Source information.

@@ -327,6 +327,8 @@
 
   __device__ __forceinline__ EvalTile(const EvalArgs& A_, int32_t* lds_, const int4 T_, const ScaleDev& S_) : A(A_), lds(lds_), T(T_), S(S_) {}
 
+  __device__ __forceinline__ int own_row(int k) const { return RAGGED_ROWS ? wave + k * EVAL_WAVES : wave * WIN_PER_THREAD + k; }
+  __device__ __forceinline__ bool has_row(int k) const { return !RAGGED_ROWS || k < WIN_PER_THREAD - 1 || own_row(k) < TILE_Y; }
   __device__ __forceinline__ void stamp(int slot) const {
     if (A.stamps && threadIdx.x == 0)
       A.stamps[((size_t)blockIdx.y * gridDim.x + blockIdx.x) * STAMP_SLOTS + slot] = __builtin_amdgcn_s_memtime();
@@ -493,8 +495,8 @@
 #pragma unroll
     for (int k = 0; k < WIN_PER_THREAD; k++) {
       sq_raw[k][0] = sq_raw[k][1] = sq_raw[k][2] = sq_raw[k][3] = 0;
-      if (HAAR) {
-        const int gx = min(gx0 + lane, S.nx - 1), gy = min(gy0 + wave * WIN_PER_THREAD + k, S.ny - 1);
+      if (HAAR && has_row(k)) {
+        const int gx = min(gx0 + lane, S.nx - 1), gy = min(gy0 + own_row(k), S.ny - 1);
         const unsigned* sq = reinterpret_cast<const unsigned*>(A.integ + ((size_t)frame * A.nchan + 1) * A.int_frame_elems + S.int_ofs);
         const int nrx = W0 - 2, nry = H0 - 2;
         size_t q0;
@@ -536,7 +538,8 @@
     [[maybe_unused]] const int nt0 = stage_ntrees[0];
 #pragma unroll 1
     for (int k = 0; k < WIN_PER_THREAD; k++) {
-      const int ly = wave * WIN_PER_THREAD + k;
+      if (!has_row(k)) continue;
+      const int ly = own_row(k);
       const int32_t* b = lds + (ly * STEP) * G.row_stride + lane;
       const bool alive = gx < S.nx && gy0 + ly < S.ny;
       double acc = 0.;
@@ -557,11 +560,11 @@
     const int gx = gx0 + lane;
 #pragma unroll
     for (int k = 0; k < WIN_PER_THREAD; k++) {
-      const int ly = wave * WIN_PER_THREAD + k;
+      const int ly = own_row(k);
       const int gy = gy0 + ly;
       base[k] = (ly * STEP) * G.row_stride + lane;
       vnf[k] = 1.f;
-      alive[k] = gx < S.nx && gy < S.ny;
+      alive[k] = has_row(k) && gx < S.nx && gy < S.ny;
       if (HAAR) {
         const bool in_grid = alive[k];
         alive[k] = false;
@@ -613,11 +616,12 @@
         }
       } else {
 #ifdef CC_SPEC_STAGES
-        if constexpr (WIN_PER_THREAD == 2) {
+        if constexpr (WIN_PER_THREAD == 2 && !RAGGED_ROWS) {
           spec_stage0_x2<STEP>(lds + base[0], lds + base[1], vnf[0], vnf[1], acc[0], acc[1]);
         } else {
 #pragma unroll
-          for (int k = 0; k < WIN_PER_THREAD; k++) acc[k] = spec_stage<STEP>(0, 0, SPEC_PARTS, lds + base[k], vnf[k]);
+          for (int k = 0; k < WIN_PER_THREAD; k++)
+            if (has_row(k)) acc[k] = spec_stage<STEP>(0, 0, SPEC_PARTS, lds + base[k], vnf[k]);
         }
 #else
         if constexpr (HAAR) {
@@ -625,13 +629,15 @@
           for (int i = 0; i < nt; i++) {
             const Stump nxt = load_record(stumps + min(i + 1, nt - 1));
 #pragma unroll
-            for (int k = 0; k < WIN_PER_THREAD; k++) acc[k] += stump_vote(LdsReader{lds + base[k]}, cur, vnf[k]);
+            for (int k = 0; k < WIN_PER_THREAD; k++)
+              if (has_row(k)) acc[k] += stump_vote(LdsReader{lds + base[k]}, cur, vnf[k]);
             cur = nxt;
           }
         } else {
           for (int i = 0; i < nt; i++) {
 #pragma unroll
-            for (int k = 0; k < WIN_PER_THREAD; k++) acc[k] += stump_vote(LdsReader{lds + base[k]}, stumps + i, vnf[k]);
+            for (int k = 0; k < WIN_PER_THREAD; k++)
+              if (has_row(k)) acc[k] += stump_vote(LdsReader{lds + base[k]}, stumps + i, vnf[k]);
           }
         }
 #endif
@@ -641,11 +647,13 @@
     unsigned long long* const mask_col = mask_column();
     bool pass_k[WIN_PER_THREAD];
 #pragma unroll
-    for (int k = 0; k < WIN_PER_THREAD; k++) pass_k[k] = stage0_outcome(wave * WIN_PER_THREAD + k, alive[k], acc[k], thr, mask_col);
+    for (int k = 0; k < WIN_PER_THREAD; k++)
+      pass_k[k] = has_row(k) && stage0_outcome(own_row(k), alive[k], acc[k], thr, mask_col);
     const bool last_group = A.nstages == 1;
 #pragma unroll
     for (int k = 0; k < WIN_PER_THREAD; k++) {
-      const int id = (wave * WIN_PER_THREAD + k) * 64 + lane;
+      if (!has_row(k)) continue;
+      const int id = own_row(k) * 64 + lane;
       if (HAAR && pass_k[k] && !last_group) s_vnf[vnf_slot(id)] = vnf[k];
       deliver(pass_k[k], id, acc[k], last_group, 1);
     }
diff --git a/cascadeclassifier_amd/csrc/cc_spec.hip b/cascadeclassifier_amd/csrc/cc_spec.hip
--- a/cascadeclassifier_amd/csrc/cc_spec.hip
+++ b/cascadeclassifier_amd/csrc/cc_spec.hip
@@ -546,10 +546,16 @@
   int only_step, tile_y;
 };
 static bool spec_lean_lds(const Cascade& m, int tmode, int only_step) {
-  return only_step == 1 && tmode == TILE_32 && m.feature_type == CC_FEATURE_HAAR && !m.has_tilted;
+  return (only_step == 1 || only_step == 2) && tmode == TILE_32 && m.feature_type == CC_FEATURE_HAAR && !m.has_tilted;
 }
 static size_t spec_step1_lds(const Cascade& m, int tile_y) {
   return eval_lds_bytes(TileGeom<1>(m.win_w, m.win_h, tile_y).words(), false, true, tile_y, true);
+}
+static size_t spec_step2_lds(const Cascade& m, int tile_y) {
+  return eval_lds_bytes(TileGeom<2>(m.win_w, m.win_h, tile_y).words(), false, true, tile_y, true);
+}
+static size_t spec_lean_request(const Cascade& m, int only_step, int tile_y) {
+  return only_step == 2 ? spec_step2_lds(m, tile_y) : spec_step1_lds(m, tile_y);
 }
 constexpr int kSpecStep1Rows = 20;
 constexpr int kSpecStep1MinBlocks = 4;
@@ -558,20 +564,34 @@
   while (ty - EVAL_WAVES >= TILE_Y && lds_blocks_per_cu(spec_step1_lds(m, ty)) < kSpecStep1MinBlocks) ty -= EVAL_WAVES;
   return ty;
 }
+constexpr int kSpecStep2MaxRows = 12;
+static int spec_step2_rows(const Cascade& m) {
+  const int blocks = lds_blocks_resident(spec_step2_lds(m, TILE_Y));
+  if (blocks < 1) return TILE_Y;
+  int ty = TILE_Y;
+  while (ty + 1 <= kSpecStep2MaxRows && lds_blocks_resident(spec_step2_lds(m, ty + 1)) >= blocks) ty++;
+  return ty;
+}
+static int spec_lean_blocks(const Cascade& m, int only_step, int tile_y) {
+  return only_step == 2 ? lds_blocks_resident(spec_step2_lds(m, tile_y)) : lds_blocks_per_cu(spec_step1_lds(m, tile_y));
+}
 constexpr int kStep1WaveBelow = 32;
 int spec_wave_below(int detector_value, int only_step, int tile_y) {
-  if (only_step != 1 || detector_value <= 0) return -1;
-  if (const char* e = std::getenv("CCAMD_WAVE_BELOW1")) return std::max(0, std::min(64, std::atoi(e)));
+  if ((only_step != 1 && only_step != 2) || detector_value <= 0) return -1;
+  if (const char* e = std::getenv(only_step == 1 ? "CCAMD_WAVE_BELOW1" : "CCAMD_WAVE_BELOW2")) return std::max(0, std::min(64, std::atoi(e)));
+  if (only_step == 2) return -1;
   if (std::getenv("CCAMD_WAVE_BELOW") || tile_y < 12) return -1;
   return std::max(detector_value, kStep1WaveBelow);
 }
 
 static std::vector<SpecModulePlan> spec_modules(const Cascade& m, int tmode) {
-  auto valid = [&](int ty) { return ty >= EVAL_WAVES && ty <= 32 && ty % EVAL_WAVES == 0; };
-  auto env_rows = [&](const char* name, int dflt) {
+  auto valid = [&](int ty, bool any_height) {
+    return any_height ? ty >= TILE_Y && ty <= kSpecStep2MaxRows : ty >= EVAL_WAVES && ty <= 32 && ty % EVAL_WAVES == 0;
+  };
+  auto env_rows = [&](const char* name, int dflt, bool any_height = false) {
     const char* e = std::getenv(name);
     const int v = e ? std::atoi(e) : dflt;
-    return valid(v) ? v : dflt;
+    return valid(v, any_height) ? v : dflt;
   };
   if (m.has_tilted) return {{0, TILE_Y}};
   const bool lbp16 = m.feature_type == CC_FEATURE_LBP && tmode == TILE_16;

About this exercise.
Reproduce exactly, please, only the lines from the start of the data above to the line that contains "-536,7 +538,8 @@", with both ends kept.

Response for this exercise.
@@ -327,6 +327,8 @@
 
   __device__ __forceinline__ EvalTile(const EvalArgs& A_, int32_t* lds_, const int4 T_, const ScaleDev& S_) : A(A_), lds(lds_), T(T_), S(S_) {}
 
+  __device__ __forceinline__ int own_row(int k) const { return RAGGED_ROWS ? wave + k * EVAL_WAVES : wave * WIN_PER_THREAD + k; }
+  __device__ __forceinline__ bool has_row(int k) const { return !RAGGED_ROWS || k < WIN_PER_THREAD - 1 || own_row(k) < TILE_Y; }
   __device__ __forceinline__ void stamp(int slot) const {
     if (A.stamps && threadIdx.x == 0)
       A.stamps[((size_t)blockIdx.y * gridDim.x + blockIdx.x) * STAMP_SLOTS + slot] = __builtin_amdgcn_s_memtime();
@@ -493,8 +495,8 @@
 #pragma unroll
     for (int k = 0; k < WIN_PER_THREAD; k++) {
       sq_raw[k][0] = sq_raw[k][1] = sq_raw[k][2] = sq_raw[k][3] = 0;
-      if (HAAR) {
-        const int gx = min(gx0 + lane, S.nx - 1), gy = min(gy0 + wave * WIN_PER_THREAD + k, S.ny - 1);
+      if (HAAR && has_row(k)) {
+        const int gx = min(gx0 + lane, S.nx - 1), gy = min(gy0 + own_row(k), S.ny - 1);
         const unsigned* sq = reinterpret_cast<const unsigned*>(A.integ + ((size_t)frame * A.nchan + 1) * A.int_frame_elems + S.int_ofs);
         const int nrx = W0 - 2, nry = H0 - 2;
         size_t q0;
@@ -536,7 +538,8 @@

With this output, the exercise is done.